> _DATASET EXTRACT_:
##########

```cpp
#pragma unroll
  for (int k = 0; k < NW; k++) {
    const int i = l + k * G;
    if (i < 2 * nd) L.dofb[(i >> 1) * DOF_STRIDE + (i & 1)] = pre_dof[k];
  }
  if (l < 13) L.root[l] = pre_root;
  float act = 0.0f;
  if (l < nd) {
    act = rclampf(pre_act * tp.action_scale, -tp.clip_actions, tp.clip_actions);
    A.actions[(size_t)e * nd + l] = act;
  }
  GROUP_SYNC();

  if (l == 0) {
    const float gv[3] = {0.0f, 0.0f, -1.0f};
    float pg[3], blv[3], bav[3];
    quat_rotate_inverse(L.root + 3, L.root + 7, blv);
    quat_rotate_inverse(L.root + 3, L.root + 10, bav);
    quat_rotate_inverse(L.root + 3, gv, pg);
    float* o = A.base_vel + (size_t)e * 9;
#pragma unroll
    for (int k = 0; k < 3; k++) { o[k] = blv[k]; o[3 + k] = bav[k]; o[6 + k] = pg[k]; }
  }

  StepCtx C;
  C.m = m; C.sp = A.S.sp; C.terr.t = A.S.terr; C.terr.h = A.S.heights; C.scene = nullptr;
  if constexpr (HARD) C.dropped = env_dropped(A.S.dropped, A.S.sp, e);
  C.mscale = A.S.mscale ? A.S.mscale + (size_t)e * nb : nullptr;
  const float mu = A.S.friction[e];
  const int nsub = tp.decimation + (tp.extra_substep ? 1 : 0);
  const int dl = l < nd ? l : 0;
  DofLane X = {L.dofb[dl * DOF_STRIDE], L.dofb[dl * DOF_STRIDE + 1], 0.0f};
  const float pg_ = tp.p_gain[dl], dg_ = tp.d_gain[dl], q0_ = tp.default_dof_pos[dl], lim_ = m->effort[dl];
  ChainPoints<NR> LP;
  chain_points_load<G>(m, CD::NEV, l, HARD ? C.sp.contact_offset + C.sp.rest_offset : C.sp.contact_offset, LP);
  const int lb = G >= 32 ? (l & 15) : l;
  const int mb = lb < nd ? CD::body(lb / NLK, lb % NLK) : 0;
  const SlotList<CD::MAXPT> mine = slot_list_load<CD::MAXPT>(m, m->pt_start[mb], (lb <= nd && l < 32) ? m->pt_count[mb] : 0);
  const RowLane RL = row_lane_load<CD>(l);
  PHASE_MARK(11);
  for (int it = 0; it < nsub; it++) {
    if (it < tp.decimation) {
      const float t = pg_ * (act + q0_ - X.q) - dg_ * X.qd;
      X.tau = rclampf(t, -lim_, lim_);
    }
    if constexpr (HARD)
      chain_substep_hard<G, CD, TW, SELF, KC, TGS>(C, L, l, X, LP, RL, (it == tp.decimation) ? A.push + (size_t)e * nb * 3 : nullptr, mu,
                                    (it == nsub - 1) ? L.xch : nullptr);
    else
      chain_substep<G, CD, TW, SELF>(C, L, l, X, LP, mine, RL, (it == tp.decimation) ? A.push + (size_t)e * nb * 3 : nullptr, mu,
                                     (it == nsub - 1) ? L.xch : nullptr);
  }
  PHASE_RESET();
  if (l < nd) {
    float* D = L.dofb + l * DOF_STRIDE;
    D[0] = X.q; D[1] = X.qd; D[5] = X.tau;
    A.torques[(size_t)e * nd + l] = X.tau;
    scr[SCR_ACT + l] = act;
  }
  for (int i = l; i < 3 * nb; i += G) A.S.contact[(size_t)e * nb * 3 + i] = L.xch[i];
  for (int i = l; i < nd * H; i += G) scr[SCR_HIST + i] = A.history[(size_t)e * nd * H + i];
  PHASE_MARK(12);
  chain_body_states<G, CD>(m, L, l, X, scr + SCR_BODY);
  for (int i = l; i < 13 * nb; i += G) A.body_state[(size_t)e * nb * 13 + i] = scr[SCR_BODY + i];
  PHASE_RESET();
  a1_post_step<G>(A, m, tp, L, scr, e, l, stats_lds, stats_step);
}
```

##########

> _BRIEF_: Filter the data above, keeping only lines that include the string "nsub".

> _OUTPUT FOR THIS TASK_:
  const int nsub = tp.decimation + (tp.extra_substep ? 1 : 0);
  for (int it = 0; it < nsub; it++) {
                                    (it == nsub - 1) ? L.xch : nullptr);
                                     (it == nsub - 1) ? L.xch : nullptr);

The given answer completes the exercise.